─── SUPPLIED RECORDS
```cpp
template <class NodeT> struct DevCtxT {
  const NodeT* __restrict__ nodes;
  const int* __restrict__ ipar;
  const double* __restrict__ par;
  const double* __restrict__ wave;
  int count;
// ... 525 lines not shown
  {
    const bool fwd = o_vds >= 0;
    const double q_vgs = fwd ? vgs : vgd + (vgs - vgd), q_vgd = fwd ? vgs - (vgs - vgd) : vgd, q_vds = vgs - vgd;
    const bool c1 = fabs(fwd ? vgs - o_vgs : vgd - vgdo) <= 0.4, c2 = fabs(q_vds - o_vds) <= 0.4;
    const bool c3 = q_vds >= 0 ? !(fabs(vbs - o_vbs) > (vt + vt)) : !(fabs(vbd - o_vbd) > (vt + vt));
    if (__all(c1 && c2 && c3)) {
      double r_vgs = q_vgs, r_vds = q_vds, r_vbs, r_vbd;
      (void)q_vgd;
      if (r_vds >= 0) { r_vbs = vbs; r_vbd = r_vbs - r_vds; }
      else { r_vbd = vbd; r_vbs = r_vbd + r_vds; }
      if (d.initjct) { r_vbs = -1; r_vgs = type * par_of(d, M1_TVTO); r_vds = 0; r_vbd = r_vbs - r_vds; }
      w_gs = type * r_vgs; w_ds = type * r_vds; w_bs = type * r_vbs; w_bd = type * r_vbd;
      return;
    }
  }
  int omode = o_vds >= 0 ? 1 : -1;
  double osel = omode == 1 ? o_vbs : o_vbd, osarg;
  if (osel <= 0) osarg = sqrt(tPhi - osel);
  else { osarg = sqrt(tPhi); osarg = osarg - o_vbs / (osarg + osarg); osarg = fmax(0.0, osarg); }
  double o_von = (tVbi * type) + gamma * osarg;
  double von = type * o_von;
  if (o_vds >= 0) {
    vgs = m1_fetlim(vgs, o_vgs, von);
    vds = vgs - vgd;
    vds = m1_limvds(vds, o_vds);
    vgd = vgs - vds;
  } else {
    vgd = m1_fetlim(vgd, vgdo, von);
    vds = vgs - vgd;
    vds = -m1_limvds(-vds, -o_vds);
// ... 466 lines not shown
```

### cadnip.jl_amd/csrc/fused2_kernel.hpp

```cpp
#pragma once
#include <hip/hip_runtime.h>
#include "devices.hpp"
#include "internal.hpp"
#include "tran_ctrl.hpp"
#include "lds_layout.hpp"
#include "src_cache.hpp"

namespace cadnip {

typedef unsigned short u16;
typedef unsigned long long u64;
#define NOPOS 0xFFFFu
#define F2_NCMAX 16
#define F2_JU 18
#define F2_MAX_BLOCKS 32

enum { S_GPOS = 0, S_CDESC, S_BROW, S_NZ, S_ENT, S_TERM, S_LEV, S_QINV, S_NODES, S_ROWOF, S_LOADPOS, S_NSEC };

struct F2Block {
  const int* ipar; const double* par;
  int type, count, n_par, g_base, c_base, b_base, nodes_off, mos1_plain;
  int lds_par;
};

// ... 85 lines not shown
    atomicAdd(&W[tg(gpos[k * count + dev])], v);
  }
  __device__ __forceinline__ void C(int k, double v) const {
    if (!JAC) return;
    if (__builtin_constant_p(v) && v == 0.0) return;
    const u64 d = cdesc[k * count + dev];
    atomicAdd(&W[tg((unsigned)d & 0xFFFFu)], a0 * v);
    if (!DIRECT) atomicAdd(&W[tg((unsigned)(d >> 16) & 0xFFFFu)], v * betas[(unsigned)(d >> 32) & 0xFFFFu]);
  }
  __device__ __forceinline__ void B(int k, double v) const {
    if (DIRECT || (__builtin_constant_p(v) && v == 0.0)) return;
    atomicAdd(&W[tg(brow[k * count + dev])], -v);
  }
  template <int N> __device__ __forceinline__ void Gv(int k0, const double (&v)[N]) const {
    if (!JAC) return;
    unsigned p[N];
#pragma unroll
    for (int i = 0; i < N; ++i) p[i] = gpos[(k0 + i) * count + dev];
#pragma unroll
    for (int i = 0; i < N; ++i) if (!(__builtin_constant_p(v[i]) && v[i] == 0.0)) atomicAdd(&W[tg(p[i])], v[i]);
  }
  template <int N> __device__ __forceinline__ void Gk(const int (&k)[N], const double (&v)[N]) const {
    if (!JAC) return;
    unsigned p[N];
#pragma unroll
    for (int i = 0; i < N; ++i) p[i] = gpos[k[i] * count + dev];
#pragma unroll
    for (int i = 0; i < N; ++i) atomicAdd(&W[tg(p[i])], v[i]);
  }
  template <int N> __device__ __forceinline__ void Cv(int k0, const double (&v)[N]) const {
// ... 14 lines not shown
      }
  }
  template <int N> __device__ __forceinline__ void Bv(int k0, const double (&v)[N]) const {
    if (DIRECT) return;
    unsigned p[N];
#pragma unroll
    for (int i = 0; i < N; ++i) p[i] = brow[(k0 + i) * count + dev];
#pragma unroll
    for (int i = 0; i < N; ++i) if (!(__builtin_constant_p(v[i]) && v[i] == 0.0)) atomicAdd(&W[tg(p[i])], -v[i]);
  }
};

typedef DevCtxT<short> LdsCtx;

struct F2M1ParMem {
  int bi, inst, dev;
  __device__ __forceinline__ double operator()(int k) const {
    const F2ArgsK ka = kargs();
    const F2Block B = load_block(ka->blk, bi);
    return (B.par + (size_t)inst * B.n_par * B.count)[k * B.count + dev];
  }
};

template <bool LEAN, class Out>
__device__ __forceinline__ void dispatch_stamp2(int type, const LdsCtx& d, const double* u, const Out& s, double* lw) {
  if constexpr (LEAN) {
    switch (type) {
      case CADNIP_DEV_RESISTOR: stamp_resistor(d, u, s, lw); break;
      case CADNIP_DEV_CAPACITOR: stamp_capacitor(d, u, s, lw); break;
      case CADNIP_DEV_INDUCTOR: stamp_inductor(d, u, s, lw); break;
      case CADNIP_DEV_VSOURCE: stamp_vsource(d, u, s, lw); break;
      case CADNIP_DEV_ISOURCE: stamp_isource(d, u, s, lw); break;
      case CADNIP_DEV_VCVS: stamp_vcvs(d, u, s, lw); break;
      case CADNIP_DEV_VCCS: stamp_vccs(d, u, s, lw); break;
// ... 83 lines not shown
  __device__ __forceinline__ double h3(int i, int) const { return (kargs()->t.u3 + vo)[i]; }
  __device__ __forceinline__ void set_h3(int i, int, double v) { (kargs()->t.u3 + vo)[i] = v; }
  __device__ __forceinline__ void set_h0(int i, int k, double v) { if (k >= 0) r_u0[k] = v; else p_u0()[i] = v; }
  __device__ __forceinline__ void set_h1(int i, int k, double v) { if (k >= 0) r_u1[k] = v; else p_u1()[i] = v; }
  __device__ __forceinline__ void set_h2(int i, int k, double v) { if (k >= 0) r_u2[k] = v; else p_u2()[i] = v; }
  __device__ __forceinline__ void set_hp(int i, int k, double v) { if (k >= 0) r_up[k] = v; else p_up()[i] = v; }
  __device__ __forceinline__ double atol_of(const TranArgs& a, int i, int k) const { return k >= 0 ? pf_at[k] : a.atol[i]; }
  __device__ __forceinline__ double emask_of(const TranArgs& a, int i, int k) const { return k >= 0 ? pf_em[k] : a.emask[i]; }
};
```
──────
▸ **EXERCISE DETAILS**:
Within the entries above, find every line where the string "fabs" occurs, and copy it.

▸ **TASK SOLUTION**:
    const bool c1 = fabs(fwd ? vgs - o_vgs : vgd - vgdo) <= 0.4, c2 = fabs(q_vds - o_vds) <= 0.4;
    const bool c3 = q_vds >= 0 ? !(fabs(vbs - o_vbs) > (vt + vt)) : !(fabs(vbd - o_vbd) > (vt + vt));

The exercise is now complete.